Yatırımcılar genellikle şirketleri değerlendirebilmek için üç temel teknik kullanır. Birincisi, bir firmanın borsa metriğinin rakip firmalara veya rakiplerin satın alındığı benzer işlemlere kıyasla karşılaştırmalı bir modeldir. İkincisi, şirketin gelecekteki nakit akışlarının modellendiği, daha sonra tahmini bir hisse değeri elde etmek için gelecekte iskonto edilmiş indirgenmiş nakit akışı (DCF) analizi ile yapılır. Son olarak, maliyet modeli firmanın tasfiye edildiğini ve kalan gelirlerin hissedarlara gönderildiğini varsaymaktadır. Bir hisse senedinin bu teknikleri kullanarak değerlenip zenginleştirilmediğini anlamanın yolları aşağıda belirtilmiştir.
Rakiplerden Düşük Değerleme
Benzer şirketler altında işlem gören şirketler bir değer düşüklüğüne uğrayabilirler. Örneğin, kazanç için daha düşük bir fiyat veya bir rakibe oranla defter değeri olan fiyat varsa, bu iyi bir anlaşma olabilir. Tabii ki, daha düşük kar marjları, daha yüksek borç seviyeleri veya rakiplerden daha yavaş büyüyebilir. İdeal senaryo, daha kazançlı, daha hızlı büyüyen ve daha tutumlu bir şekilde yönetilen ve akran grubuna göre kazançların veya nakit akışının daha düşük bir oranında ticaret yapan bir firma bulmaktır.

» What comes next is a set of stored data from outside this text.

# jczarnowski/DeepFactors

Hardware: NVIDIA H100
Metric: keyframe-pair Jacobian+JtJ evals/sec (640x480, C=32) (higher is better)
Workload: dtype f32

## Files before the change

### deepfactors_b200/csrc/dfk_window.cu

```cuda
#include <cuda_runtime.h>
#include <stdint.h>

#include "dfk_internal.h"

namespace dfk {

namespace {

__device__ __forceinline__ int packed_index(int i, int j, int NP) { return i * NP - (i * (i - 1)) / 2 + (j - i); }
__device__ __forceinline__ float rec_h(const float* rec, int a, int b, int NP)
{
  return a <= b ? rec[packed_index(a, b, NP)] : rec[packed_index(b, a, NP)];
}

__device__ __forceinline__ int link_row0(int r) { return r < 6 ? r : 6 + r; }
__device__ __forceinline__ int link_row1(int r, int C) { return r < 6 ? 6 + r : 6 + C + r; }

__global__ void __launch_bounds__(256)
window_assemble_kernel(WindowDev w, const float* __restrict__ records, const float* __restrict__ geo,
                       float* __restrict__ out)
{
  const int C = w.code_size, B = 6 + C, NP = 12 + C;
  const int NH = NP * (NP + 1) / 2, REC = NH + NP + 2;
  const int NG = 12 + 2 * C, NHG = NG * (NG + 1) / 2, RECG = NHG + NG + 2;
  float* tail = out + (size_t)w.num_keyframes * (B * B + B) + (size_t)w.num_pairs * B * 6;
  const int job = blockIdx.x;
  if (job < w.num_keyframes) {
    const int k = job;
    float* D = out + (size_t)k * B * B;
    float* g = out + (size_t)w.num_keyframes * B * B + (size_t)k * B;
    const int a0 = w.kf0_ptr[k], a1 = w.kf0_ptr[k + 1];
    const int b0 = w.kf1_ptr[k], b1 = w.kf1_ptr[k + 1];
    const int l00 = w.lk0_ptr[k], l01 = w.lk0_ptr[k + 1];
    const int l10 = w.lk1_ptr[k], l11 = w.lk1_ptr[k + 1];
    for (int e = threadIdx.x; e < B * B + B; e += blockDim.x) {
      float s = 0.0f;
      if (e < B * B) {
        const int r = e / B, c = e - r * B;
        const int lr = r < 6 ? r : 6 + r, lc = c < 6 ? c : 6 + c;
        for (int q = a0; q < a1; ++q) s += rec_h(records + (size_t)w.kf0_items[q] * REC, lr, lc, NP);
        if (r < 6 && c < 6)
          for (int q = b0; q < b1; ++q) s += rec_h(records + (size_t)w.kf1_items[q] * REC, 6 + r, 6 + c, NP);
        for (int q = l00; q < l01; ++q) s += rec_h(geo + (size_t)w.lk0_links[q] * RECG, link_row0(r), link_row0(c), NG);
        for (int q = l10; q < l11; ++q)
          s += rec_h(geo + (size_t)w.lk1_links[q] * RECG, link_row1(r, C), link_row1(c, C), NG);
        D[e] = s;
      } else {
        const int r = e - B * B;
        const int lr = r < 6 ? r : 6 + r;
        for (int q = a0; q < a1; ++q) s -= records[(size_t)w.kf0_items[q] * REC + NH + lr];
        if (r < 6)
          for (int q = b0; q < b1; ++q) s -= records[(size_t)w.kf1_items[q] * REC + NH + 6 + r];
        for (int q = l00; q < l01; ++q) s -= geo[(size_t)w.lk0_links[q] * RECG + NHG + link_row0(r)];
        for (int q = l10; q < l11; ++q) s -= geo[(size_t)w.lk1_links[q] * RECG + NHG + link_row1(r, C)];
        g[r] = s;
      }
    }
  } else if (job < w.num_keyframes + w.num_pairs) {
    const int p = job - w.num_keyframes;
    float* O = out + (size_t)w.num_keyframes * (B * B + B) + (size_t)p * B * 6;
    const int i0 = w.pair_ptr[p], i1 = w.pair_ptr[p + 1];
    for (int e = threadIdx.x; e < B * 6; e += blockDim.x) {
      const int r = e / 6, c = e - r * 6;
      const int lr = r < 6 ? r : 6 + r;
      float s = 0.0f;
      for (int q = i0; q < i1; ++q) s += rec_h(records + (size_t)w.pair_items[q] * REC, lr, 6 + c, NP);
      O[e] = s;
    }
  } else if (job < w.num_keyframes + w.num_pairs + w.num_links) {
    const int l = job - w.num_keyframes - w.num_pairs;
    float* O = tail + 2 + (size_t)l * B * B;
    const float* rec = geo + (size_t)l * RECG;
    for (int e = threadIdx.x; e < B * B; e += blockDim.x) {
      const int r = e / B, c = e - r * B;
      O[e] = rec_h(rec, link_row0(r), link_row1(c, C), NG);
    }
  } else {
    __shared__ float red_f[8], red_i[8];
    float f = 0.0f, ni = 0.0f;
    for (int i = threadIdx.x; i < w.num_items; i += blockDim.x) {
      const float* rec = records + (size_t)i * REC;
      const uint32_t inl = __float_as_uint(rec[NH + NP + 1]);
      if (w.item_area[i] == 0.0f) {
        f += rec[NH + NP];
      } else {
        if (inl > 0) f += rec[NH + NP] / (float)inl * w.item_area[i];
        ni += (float)inl;
      }
    }
    for (int l = threadIdx.x; l < w.num_links; l += blockDim.x) f += geo[(size_t)l * RECG + NHG + NG];
    for (int o = 16; o > 0; o >>= 1) {
      f += __shfl_xor_sync(0xffffffffu, f, o);
      ni += __shfl_xor_sync(0xffffffffu, ni, o);
    }
    if ((threadIdx.x & 31) == 0) {
      red_f[threadIdx.x >> 5] = f;
      red_i[threadIdx.x >> 5] = ni;
    }
    __syncthreads();
    if (threadIdx.x == 0) {
      float sf = 0.0f, si = 0.0f;
      for (int k = 0; k < (int)(blockDim.x >> 5); ++k) {
        sf += red_f[k];
        si += red_i[k];
      }
      tail[0] = sf;
      tail[1] = si;
    }
  }
}

}

cudaError_t launch_window_assemble(const WindowDev& w, const float* records_dev, const float* geo_records_dev,
                                   float* out_dev, cudaStream_t stream)
{
  window_assemble_kernel<<<w.num_keyframes + w.num_pairs + w.num_links + 1, 256, 0, stream>>>(w, records_dev,
                                                                                             geo_records_dev, out_dev);
  return cudaGetLastError();
}

}
```

Before: 32190.

## Split window assembly across more blocks, unroll gathers, enable programmatic dependent launch

Each keyframe, pair and link job is now spread over several blocks so every thread computes exactly one output element, instead of one block looping over all elements. The gather loops are unrolled by four so index and record loads can be issued in parallel. The kernel is launched with programmatic stream serialization and calls cudaGridDependencySynchronize, which lets its launch overlap the tail of the previous kernel. This adds blocks and some index arithmetic, and it relies on PDL support.

```diff
diff --git a/deepfactors_b200/csrc/dfk_window.cu b/deepfactors_b200/csrc/dfk_window.cu
--- a/deepfactors_b200/csrc/dfk_window.cu
+++ b/deepfactors_b200/csrc/dfk_window.cu
@@ -8,75 +8,90 @@
 namespace {
 
 __device__ __forceinline__ int packed_index(int i, int j, int NP) { return i * NP - (i * (i - 1)) / 2 + (j - i); }
-__device__ __forceinline__ float rec_h(const float* rec, int a, int b, int NP)
-{
-  return a <= b ? rec[packed_index(a, b, NP)] : rec[packed_index(b, a, NP)];
-}
 
 __device__ __forceinline__ int link_row0(int r) { return r < 6 ? r : 6 + r; }
 __device__ __forceinline__ int link_row1(int r, int C) { return r < 6 ? 6 + r : 6 + C + r; }
 
-__global__ void __launch_bounds__(256)
+constexpr int kWinThreads = 256;
+constexpr int kWinUnroll = 4;
+
+template <bool SUB>
+__device__ __forceinline__ float gather(float s, const float* __restrict__ base, size_t stride, int off,
+                                        const int* __restrict__ idx, int q0, int q1)
+{
+  for (int q = q0; q < q1; q += kWinUnroll) {
+    int id[kWinUnroll];
+#pragma unroll
+    for (int u = 0; u < kWinUnroll; ++u) id[u] = q + u < q1 ? idx[q + u] : 0;
+    float v[kWinUnroll];
+#pragma unroll
+    for (int u = 0; u < kWinUnroll; ++u) v[u] = q + u < q1 ? base[(size_t)id[u] * stride + off] : 0.0f;
+#pragma unroll
+    for (int u = 0; u < kWinUnroll; ++u)
+      if (q + u < q1) s = SUB ? s - v[u] : s + v[u];
+  }
+  return s;
+}
+
+__device__ __forceinline__ int sym_off(int a, int b, int NP) { return a <= b ? packed_index(a, b, NP) : packed_index(b, a, NP); }
+
+__global__ void __launch_bounds__(kWinThreads)
 window_assemble_kernel(WindowDev w, const float* __restrict__ records, const float* __restrict__ geo,
                        float* __restrict__ out)
 {
   const int C = w.code_size, B = 6 + C, NP = 12 + C;
   const int NH = NP * (NP + 1) / 2, REC = NH + NP + 2;
   const int NG = 12 + 2 * C, NHG = NG * (NG + 1) / 2, RECG = NHG + NG + 2;
+  const int SK = (B * B + B + kWinThreads - 1) / kWinThreads, SP = (B * 6 + kWinThreads - 1) / kWinThreads,
+            SL = (B * B + kWinThreads - 1) / kWinThreads;
+  const int JK = w.num_keyframes * SK, JP = JK + w.num_pairs * SP, JL = JP + w.num_links * SL;
   float* tail = out + (size_t)w.num_keyframes * (B * B + B) + (size_t)w.num_pairs * B * 6;
   const int job = blockIdx.x;
-  if (job < w.num_keyframes) {
-    const int k = job;
+  cudaGridDependencySynchronize();
+  if (job < JK) {
+    const int k = job / SK;
+    const int e = (job - k * SK) * kWinThreads + threadIdx.x;
+    if (e >= B * B + B) return;
     float* D = out + (size_t)k * B * B;
     float* g = out + (size_t)w.num_keyframes * B * B + (size_t)k * B;
     const int a0 = w.kf0_ptr[k], a1 = w.kf0_ptr[k + 1];
     const int b0 = w.kf1_ptr[k], b1 = w.kf1_ptr[k + 1];
     const int l00 = w.lk0_ptr[k], l01 = w.lk0_ptr[k + 1];
     const int l10 = w.lk1_ptr[k], l11 = w.lk1_ptr[k + 1];
-    for (int e = threadIdx.x; e < B * B + B; e += blockDim.x) {
-      float s = 0.0f;
-      if (e < B * B) {
-        const int r = e / B, c = e - r * B;
-        const int lr = r < 6 ? r : 6 + r, lc = c < 6 ? c : 6 + c;
-        for (int q = a0; q < a1; ++q) s += rec_h(records + (size_t)w.kf0_items[q] * REC, lr, lc, NP);
-        if (r < 6 && c < 6)
-          for (int q = b0; q < b1; ++q) s += rec_h(records + (size_t)w.kf1_items[q] * REC, 6 + r, 6 + c, NP);
-        for (int q = l00; q < l01; ++q) s += rec_h(geo + (size_t)w.lk0_links[q] * RECG, link_row0(r), link_row0(c), NG);
-        for (int q = l10; q < l11; ++q)
-          s += rec_h(geo + (size_t)w.lk1_links[q] * RECG, link_row1(r, C), link_row1(c, C), NG);
-        D[e] = s;
-      } else {
-        const int r = e - B * B;
-        const int lr = r < 6 ? r : 6 + r;
-        for (int q = a0; q < a1; ++q) s -= records[(size_t)w.kf0_items[q] * REC + NH + lr];
-        if (r < 6)
-          for (int q = b0; q < b1; ++q) s -= records[(size_t)w.kf1_items[q] * REC + NH + 6 + r];
-        for (int q = l00; q < l01; ++q) s -= geo[(size_t)w.lk0_links[q] * RECG + NHG + link_row0(r)];
-        for (int q = l10; q < l11; ++q) s -= geo[(size_t)w.lk1_links[q] * RECG + NHG + link_row1(r, C)];
-        g[r] = s;
-      }
+    float s = 0.0f;
+    if (e < B * B) {
+      const int r = e / B, c = e - r * B;
+      const int lr = r < 6 ? r : 6 + r, lc = c < 6 ? c : 6 + c;
+      s = gather<false>(s, records, REC, sym_off(lr, lc, NP), w.kf0_items, a0, a1);
+      if (r < 6 && c < 6) s = gather<false>(s, records, REC, sym_off(6 + r, 6 + c, NP), w.kf1_items, b0, b1);
+      s = gather<false>(s, geo, RECG, sym_off(link_row0(r), link_row0(c), NG), w.lk0_links, l00, l01);
+      s = gather<false>(s, geo, RECG, sym_off(link_row1(r, C), link_row1(c, C), NG), w.lk1_links, l10, l11);
+      D[e] = s;
+    } else {
+      const int r = e - B * B;
+      const int lr = r < 6 ? r : 6 + r;
+      s = gather<true>(s, records, REC, NH + lr, w.kf0_items, a0, a1);
+      if (r < 6) s = gather<true>(s, records, REC, NH + 6 + r, w.kf1_items, b0, b1);
+      s = gather<true>(s, geo, RECG, NHG + link_row0(r), w.lk0_links, l00, l01);
+      s = gather<true>(s, geo, RECG, NHG + link_row1(r, C), w.lk1_links, l10, l11);
+      g[r] = s;
     }
-  } else if (job < w.num_keyframes + w.num_pairs) {
-    const int p = job - w.num_keyframes;
+  } else if (job < JP) {
+    const int p = (job - JK) / SP;
+    const int e = (job - JK - p * SP) * kWinThreads + threadIdx.x;
+    if (e >= B * 6) return;
     float* O = out + (size_t)w.num_keyframes * (B * B + B) + (size_t)p * B * 6;
-    const int i0 = w.pair_ptr[p], i1 = w.pair_ptr[p + 1];
-    for (int e = threadIdx.x; e < B * 6; e += blockDim.x) {
-      const int r = e / 6, c = e - r * 6;
-      const int lr = r < 6 ? r : 6 + r;
-      float s = 0.0f;
-      for (int q = i0; q < i1; ++q) s += rec_h(records + (size_t)w.pair_items[q] * REC, lr, 6 + c, NP);
-      O[e] = s;
-    }
-  } else if (job < w.num_keyframes + w.num_pairs + w.num_links) {
-    const int l = job - w.num_keyframes - w.num_pairs;
-    float* O = tail + 2 + (size_t)l * B * B;
-    const float* rec = geo + (size_t)l * RECG;
-    for (int e = threadIdx.x; e < B * B; e += blockDim.x) {
-      const int r = e / B, c = e - r * B;
-      O[e] = rec_h(rec, link_row0(r), link_row1(c, C), NG);
-    }
+    const int r = e / 6, c = e - r * 6;
+    const int lr = r < 6 ? r : 6 + r;
+    O[e] = gather<false>(0.0f, records, REC, sym_off(lr, 6 + c, NP), w.pair_items, w.pair_ptr[p], w.pair_ptr[p + 1]);
+  } else if (job < JL) {
+    const int l = (job - JP) / SL;
+    const int e = (job - JP - l * SL) * kWinThreads + threadIdx.x;
+    if (e >= B * B) return;
+    const int r = e / B, c = e - r * B;
+    tail[2 + (size_t)l * B * B + e] = geo[(size_t)l * RECG + sym_off(link_row0(r), link_row1(c, C), NG)];
   } else {
-    __shared__ float red_f[8], red_i[8];
+    __shared__ float red_f[kWinThreads / 32], red_i[kWinThreads / 32];
     float f = 0.0f, ni = 0.0f;
     for (int i = threadIdx.x; i < w.num_items; i += blockDim.x) {
       const float* rec = records + (size_t)i * REC;
@@ -115,9 +130,21 @@
 cudaError_t launch_window_assemble(const WindowDev& w, const float* records_dev, const float* geo_records_dev,
                                    float* out_dev, cudaStream_t stream)
 {
-  window_assemble_kernel<<<w.num_keyframes + w.num_pairs + w.num_links + 1, 256, 0, stream>>>(w, records_dev,
-                                                                                             geo_records_dev, out_dev);
-  return cudaGetLastError();
+  const int B = 6 + w.code_size;
+  const int jobs = w.num_keyframes * ((B * B + B + kWinThreads - 1) / kWinThreads) +
+                   w.num_pairs * ((B * 6 + kWinThreads - 1) / kWinThreads) +
+                   w.num_links * ((B * B + kWinThreads - 1) / kWinThreads) + 1;
+  cudaLaunchConfig_t cfg{};
+  cfg.gridDim = dim3(jobs);
+  cfg.blockDim = dim3(kWinThreads);
+  cfg.dynamicSmemBytes = 0;
+  cfg.stream = stream;
+  cudaLaunchAttribute attr[1];
+  attr[0].id = cudaLaunchAttributeProgrammaticStreamSerialization;
+  attr[0].val.programmaticStreamSerializationAllowed = 1;
+  cfg.attrs = attr;
+  cfg.numAttrs = 1;
+  return cudaLaunchKernelEx(&cfg, window_assemble_kernel, w, records_dev, geo_records_dev, out_dev);
 }
 
 }
```

Measured after the change: 32940 (median of 6 runs). +2.3%, better.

Özsermaye Değeri Piyasa Değeri
DCF yaklaşımı, hisse senedi değerlemesinin özüdür. Firmanın gelecekteki hisse başına nakit akımları bugüne indirgenir ve değer, hisse senedinin ticaret yaptığı yerin önemli ölçüde üzerindeyse, stok muhtemelen değer düşüklüğüne sahiptir. Nakit akışlarının tahmini zaman alabilir ve değer farkı ne kadar geniş olursa nakit akış tahminlerinin kapanma riskini dengelemeye veya beklenildiği gibi çıkmamaya yardımcı olur.
Şirket Daha Fazla Ölü Oldun
Bir firmanın hisse başına kayıtlı değeri veya öz sermayesi ödenmemiş hisse ile ikiye bölünürse, mevcut piyasa fiyatının üzerinde ise, hisse senedi değer düşüklüğü olabilir. Bu, bir firmanın tüm varlıkları satılmış ve gelirler yükümlülüklerini yerine getirmek için kullanılmışsa, mevcut teorik değerdir. Bu artık değer hissedarlara gidecekti.
The Bottom Line
Bir firmanın değer düşüklüğü olup olmadığını araştırmanın birçok yolu vardır. Basitçe, eğer firma, piyasanın beklediğinden daha hızlı büyürse ya da mevcut içsel değeri hisse senedi fiyatında yeterince temsil edilmiyorsa, değer düşüklüğünde bir şirketin bazı yatırımcılar için iyi bir bahistir olması mümkündür.
Yazı yazarken, Ryan C. Fuhrmann , bu maddede bahsi geçen herhangi bir şirkette pay sahibi değildi.
Değerli Mücevherler Değerli Nasıl Değerli Olunır
Büyükanne elmasları artık senin. İster onları tutmayı planlıyorsanız da, önce dürüst bir değerlendirmeye ihtiyacınız var. İşte bunlardan nasıl geçileceği.
Karma ekonomik sistemin bazı ortak özellikleri nelerdir?
, Karışık ekonomilerin tanımlayıcı özellikleri (örneğin, kaynaklar için siyasi ve ekonomik rekabet ve pazar planlaması) hakkında kısa bir genel bakışı ele alıyor.
Eğer hisse senetlerinizden biri ayrılırsa, daha iyi bir yatırım yapmaz mı? Hisse senetlerinden bir tanesi 2-1'e bölünürse, o zaman hisse senetlerinin iki katı olur mu? Şirketin kazancından aldığınız pay iki kat daha fazla olmaz mı?
Maalesef hayır. Bunun nedenini anlamak için, bir hisse senedi bölünmesinin mekanizmasını gözden geçirelim. Temel olarak şirketler, hisselerinin paylaşımını seçerek hisse senetlerinin işlem fiyatını çoğu yatırımcı tarafından rahat kabul edilen bir seviyeye düşürebilirler. İnsan psikolojisi ne olursa olsun, çoğu yatırımcı 100 hisse senedinin 10 hissesine karşılık 10 hisse senedinin 100 hisse satın almasını daha rahat yapıyor.